Jamás olvidaré el aspecto del salón de la posada, al cual entré
para almorzar y reponerme del mareo. Al rededor de una larga mesa
de madera, ennegrecida por el uso, se estrechaba una centena de
viajeros de todas las nacionalidades. La mesa parecía entregada al
pillaje; cada cual se precipitaba sobre los platos de su
preferencia y procuraba asegurar la mejor parte; los gritos, las
exclamaciones, las disputas se cruzaban en todos sentidos. A una
extremidad del salón, grupos de californianos de mirada hosca, con
los cabellos en desorden, los vestidos despedazados, jugaban sus
|dollars y oro en polvo, sin cuidarse lo más mínimo de los
extranjeros que acababan de invadir el hotel; en estos grupos
reinaba el más riguroso silencio, interrumpido de tiempo en tiempo,
según los golpes de la suerte, por risas sardónicas ó por
espantosas blasfemias. Una señora, en otro tiempo blanca, pero
descolorida por la fiebre, presidía el servicio de la mesa.
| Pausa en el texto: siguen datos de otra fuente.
template <int N, int V, int MR, bool BFV, bool FUSE, int PB>
__global__ __launch_bounds__((items_threads<N, V, MR, FUSE>()), FUSE ? ((N <= 3 && !BFV) ? RMC_FUSED_WAVES : 0) : (items_waves<N, V, MR, BFV>())) void k_expand_items(KParams P) {
    using S = Spec<N, V, MR>;
    using Lo = Layout<N, V>;
    constexpr int NT = items_threads<N, V, MR, FUSE>();
    static_assert(PB >= 2 && PB <= 64 && (PB & (PB - 1)) == 0, "parents per batch: a power of two, a lane of wave 0 each");
    constexpr int CCW = S::CCW, RECW = S::RECW_MAX, NW = Lo::NW, NWP = (NW + 3) / 4 * 4;
    constexpr int MX = S::MAXS + (BFV ? S::MCAP : 0);
    constexpr int NCI = BFV ? 2 : 1;
    constexpr int NPR = N * (N - 1);
    constexpr int CTXW = ctx_words<N, V>(), CC = ((CCW + 3) / 4) * 4;
    constexpr int RC = FUSE ? 1 : 4;
    static_assert(S::MCAP + N * S::SLOTS_PER_SERVER <= NT, "a parent's items fit one evaluation round");
    static_assert(S::MCAP <= 128 && PB <= 64, "item codes: parent << 8 | slot bit << 7 | message index or s << 4 | t");
    __shared__ uint32_t sRec[PB * RECW];
    __shared__ uint32_t sCore[PB * NWP];
    __shared__ uint8_t sMI[PB * S::MCAP];
    __shared__ uint8_t sMJ[PB * S::MCAP];
    __shared__ uint32_t sInf[FUSE ? PB * S::MCAP : 1];
    __shared__ uint32_t sVp[PB * N];
    __shared__ uint32_t sOff[PB];
    __shared__ uint32_t sItm[PB + 1], sMsc[PB + 1];
    __shared__ uint32_t sLive[PB];
    __shared__ unsigned long long sSlot[PB];
    __shared__ uint32_t sCnt[PB], sAk[PB];
    __shared__ uint32_t sHo[FUSE ? 1 : PB];
    __shared__ uint32_t sAlloc;
    __shared__ uint32_t sSelf[PB];
    __shared__ uint32_t sCc[IC_N];
    constexpr int UM = FUSE ? 0 : 2 * PB * NPR * 8, UQ = IC_N * NT * 2 + NT * NCI * 2;
    __shared__ __attribute__((aligned(16))) unsigned char sU[UM > UQ ? UM : UQ];
    __shared__ unsigned long long sMh[FUSE ? 2 * PB * NPR : 1];
    __shared__ uint64_t sK[2][FUSE ? N * N : 1];
    unsigned long long *sM0 = FUSE ? sMh : reinterpret_cast<unsigned long long *>(sU), *sM1 = sM0 + PB * NPR;
    uint16_t *sQ = reinterpret_cast<uint16_t *>(sU);
    uint16_t *sKey = sQ + IC_N * NT;
    __shared__ uint32_t sSpan;
    __shared__ uint32_t sSelfN;
    __shared__ uint32_t sHfp;
    const int tid = threadIdx.x;
    if (tid == 0) {
        sSelfN = 0u;
        sHfp = 0u;
    }
    if constexpr (FUSE) {
        if (!level_args(P)) return;
        if (P.hloop && blockIdx.x == 0 && tid == 0)
// ... 27 lines not shown
            const uint64_t f0 = P.foff[P.p_begin + b0];
            const uint64_t start = ring_wrap(P.fbase + f0, P.rcap);
            const uint32_t span = sSpan;
            for (uint32_t w0 = (uint32_t)tid; w0 < span; w0 += RC * NT) {
                uint32_t v[RC];
#pragma unroll
                for (int k = 0; k < RC; k++)
                    if (w0 + k * NT < span) v[k] = ring_word(P.front, start, w0 + k * NT, P.rcap);
#pragma unroll
                for (int k = 0; k < RC; k++)
                    if (w0 + k * NT < span) sRec[w0 + k * NT] = v[k];
            }
        }
        __syncthreads();
        PHASE(0);
        if (tid < 64) {
            uint32_t nmj = 0;
            if ((uint32_t)tid < nb) {
                const uint32_t *rec = sRec + sOff[tid];
                uint32_t pk[CCW], c[NW];
#pragma unroll
                for (int k = 0; k < CCW; k++) pk[k] = rec[k];
                decode_core<N, V>(pk, c);
                nmj = (c[Lo::W_MISC] >> 16) & 0xFFu;
                if (nmj > (uint32_t)S::MCAP) {
                    atomicOr(&P.flags[0], 1u);
                    nmj = S::MCAP;
                    c[Lo::W_MISC] = (c[Lo::W_MISC] & ~0xFF0000u) | (nmj << 16);
                }
#pragma unroll
                for (int w = 0; w < NW; w++) sCore[tid * NWP + w] = c[w];
                const uint32_t ec = c[Lo::W_MISC] & 15u, rc = (c[Lo::W_MISC] >> 4) & 15u;
                unsigned long long sl = 0;
#pragma unroll
                for (int s = 0; s < N; s++)
                    sl |= (unsigned long long)slot_range<N, V>(nib(c[Lo::W_ROLE], s), ec, rc, P.E, P.R) << (8 * s);
                sSlot[tid] = sl;
#pragma unroll
                for (int s = 0; s < N; s++) sVp[tid * N + s] = 0u;
#pragma unroll
                for (int k = 0; k < NPR; k++) { sM0[tid * NPR + k] = 0ull; sM1[tid * NPR + k] = 0ull; }
                sCnt[tid] = 0u;
                sSelf[tid] = 0u;
                sAk[tid] = KEY_NONE;
                sLive[tid] = 0u;
            }
            uint32_t tm;
            const uint32_t xm = wave_excl_scan(nmj, tid, &tm);
            if ((uint32_t)tid < nb) sMsc[tid] = xm;
            if (tid == 0) sMsc[nb] = tm;
            for (uint32_t k = 0; k < nmj; k++) sMJ[xm + k] = (uint8_t)tid;
        }
        __syncthreads();
        PHASE(1);
        const uint32_t tmsg = sMsc[nb];
        for (uint32_t m = (uint32_t)tid; m < tmsg; m += NT) {
            const uint32_t j = sMJ[m];
            const uint32_t k = m - sMsc[j];
            const uint32_t id = reinterpret_cast<const uint16_t *>(sRec + sOff[j] + CCW)[k];
            const uint32_t inf = P.t.info[id];
            const ulonglong2 g = P.t.gmsg[id];
            const uint32_t src = mi_src(inf), dst = mi_dst(inf);
            const int pi = pair_index(N, (int)src, (int)dst);
            atomicAdd(&sM0[j * NPR + pi], (unsigned long long)g.x);
            atomicAdd(&sM1[j * NPR + pi], (unsigned long long)g.y);
            const uint32_t *pc = sCore + j * NWP;
            const uint32_t ct = nib(pc[Lo::W_CT], dst);
            if (mi_type(inf) == VRESP && mi_term(inf) == ct) atomicAdd(&sVp[j * N + dst], 1u);
            const uint32_t c = msg_class(inf, ct, nib(pc[Lo::W_ROLE], dst));
            sMI[m] = (uint8_t)(c == IC_DEAD ? 15u : c);
            if constexpr (FUSE) sInf[m] = inf;
            if (c != IC_DEAD) atomicAdd(&sLive[j], 1u);
        }
        __syncthreads();
        PHASE(2);
        for (uint32_t w = (uint32_t)tid; !FUSE && w < nb * (uint32_t)CTXW; w += NT) {
            const uint32_t j = w / CTXW, k = w % CTXW;
            uint32_t v = 0u;
            if (k < (uint32_t)CC) {
                v = k < (uint32_t)CCW ? sRec[sOff[j] + k] : 0u;
            } else {
                const uint32_t pi = (k - CC) >> 2, part = k & 3u;
                const unsigned long long mm = (part >> 1) ? sM1[j * NPR + pi] : sM0[j * NPR + pi];
                v = (part & 1u) ? (uint32_t)(mm >> 32) : (uint32_t)mm;
            }
            P.hctx[(b0 + j) * (uint64_t)CTXW + k] = v;
        }
        if (tid < 64) {
            uint32_t ni = 0;
            if ((uint32_t)tid < nb) {
                const unsigned long long sl = sSlot[tid];
                ni = sLive[tid];
#pragma unroll
                for (int u = 0; u < N; u++) ni += (uint32_t)(sl >> (8 * u + 4)) & 15u;
            }
            uint32_t ti;
            const uint32_t xi = wave_excl_scan(ni, tid, &ti);
            if ((uint32_t)tid < nb) sItm[tid] = xi;
            if (tid == 0) sItm[nb] = ti;
        }
        if (tid < IC_N) sCc[tid] = 0u;
        __syncthreads();
        PHASE(3);
        for (uint32_t a = 0; a < nb;) {
            const uint32_t ibase = sItm[a];
            uint32_t b = a;
#pragma unroll
            for (uint32_t st = PB; st; st >>= 1) b = (b + st <= nb && sItm[b + st] <= ibase + NT) ? b + st : b;
            b = b > a ? b : a + 1;
            const uint32_t nI = sItm[b] - ibase < (uint32_t)NT ? sItm[b] - ibase : (uint32_t)NT;
            for (uint32_t m = sMsc[a] + (uint32_t)tid; m < sMsc[b]; m += NT) {
                const uint32_t c = sMI[m];
                if (c == 15u) continue;
                const uint32_t j = sMJ[m];
                sQ[c * NT + atomicAdd(&sCc[c], 1u)] = (uint16_t)((j << 8) | (m - sMsc[j]));
            }
            for (uint32_t q = (uint32_t)tid; q < (b - a) * (uint32_t)N; q += NT) {
                const uint32_t j = a + q / N, u = q % N;
                const uint32_t rg = (uint32_t)(sSlot[j] >> (8 * u)) & 0xFFu, n = rg >> 4, t0 = rg & 15u;
                uint32_t pos[S::SLOTS_PER_SERVER];
#pragma unroll
                for (uint32_t r = 0; r < (uint32_t)S::SLOTS_PER_SERVER; r++)
                    if (r < n) pos[r] = atomicAdd(&sCc[slot_class<N, V>(t0 + r)], 1u);
#pragma unroll
                for (uint32_t r = 0; r < (uint32_t)S::SLOTS_PER_SERVER; r++)
                    if (r < n) sQ[slot_class<N, V>(t0 + r) * NT + pos[r]] = (uint16_t)((j << 8) | 0x80u | (u << 4) | (t0 + r));
            }
            __syncthreads();
            PHASE(7);
            RowSucc<S::NADD> o, ob;
            o.key = KEY_NONE;
            ob.key = KEY_NONE;
            uint32_t j = 0, nmj = 0;
            if ((uint32_t)tid < nI) {
                uint32_t pre = 0, code = 0;
#pragma unroll
                for (uint32_t c = 0; c < IC_N; c++) {
                    const uint32_t n = sCc[c], t = (uint32_t)tid - pre;
                    if (t < n) code = sQ[c * NT + t];
                    pre += n;
                }
                j = code >> 8;
                const uint32_t *pc = sCore + j * NWP;
                const uint16_t *ids = reinterpret_cast<const uint16_t *>(sRec + sOff[j] + CCW);
                nmj = (pc[Lo::W_MISC] >> 16) & 0xFFu;
                uint32_t akey = KEY_NONE;
                if (!(code & 0x80u)) {
                    const uint32_t k = code & 0x7Fu;
                    const uint32_t inf = FUSE ? sInf[sMsc[j] + k] : P.t.info[ids[k]];
                    const uint32_t nat = item_msg_nat<N, V>(P, pc, inf);
                    const uint32_t pid = nat != NAT_NONE ? (uint32_t)P.t.nat2id[nat] : 0u;
                    item_msg<N, V, MR, BFV>(P, pc, ids, nmj, k, inf, pid, o, ob, akey);
                } else {
                    const uint32_t s = (code >> 4) & 7u, t = code & 15u;
                    item_slot<N, V, MR>(P, pc, ids, nmj, sVp[j * N + s], s, t, o);
                }
                if (akey != KEY_NONE) atomicMin(&sAk[j], akey);
                const uint32_t kb = (sItm[j] - ibase) * NCI;
                if (!FUSE && o.key != KEY_NONE && o.self && P.hcnt) atomicAdd(&sSelf[j], 1u);
// ... 1639 lines not shown
}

Sus
grandes y ardientes ojos giraban en unas órbitas demasiado
profundas; su piel seca y enjuta comprimía los juanetes de sus
mejillas y su espaciosa frente, tersa como el mármol sus labios
violetas y siempre abiertos dejaban ver unas encías lívidas; bajo
su ropa muy ancha, que sin duda cubría en otro tiempo formas
voluptuosas, se presumía un cuerpo de esqueleto. De la antigua
belleza no quedaba á la huésped sino los abundantes cabellos negros
guarneciendo una cara flaca. Y sin embargo esta mujer, que parecía
pertenecer ya á la tumba, no mostraba el menor decaimiento, su voz
era decidida, su mirada intrépida, su gesto soberano. Estaba
sostenida por una fiebre más terrible que aquella que la minaba:
|la fiebre sagrada del oro.
La calle principal de Aspinwall presenta un aspecto raro;
banderas y banderolas flotan en todas las casas como en una calle
de Pekín; blancos, negros, chinos, gritan, gesticulan y pelean;
niños enteramente desnudos se revuelcan en el polvo y en el barro;
cerdos, perros y hasta corderos devoran innumerables inmundicias
que los buitres contemplan con ojos ávidos desde los tejados; monos
amarrados aúllan, papagayos y cotorras lanzan gritos estridentes:
es una extraña batahola, en la cual se mezcla uno con cierto pavor.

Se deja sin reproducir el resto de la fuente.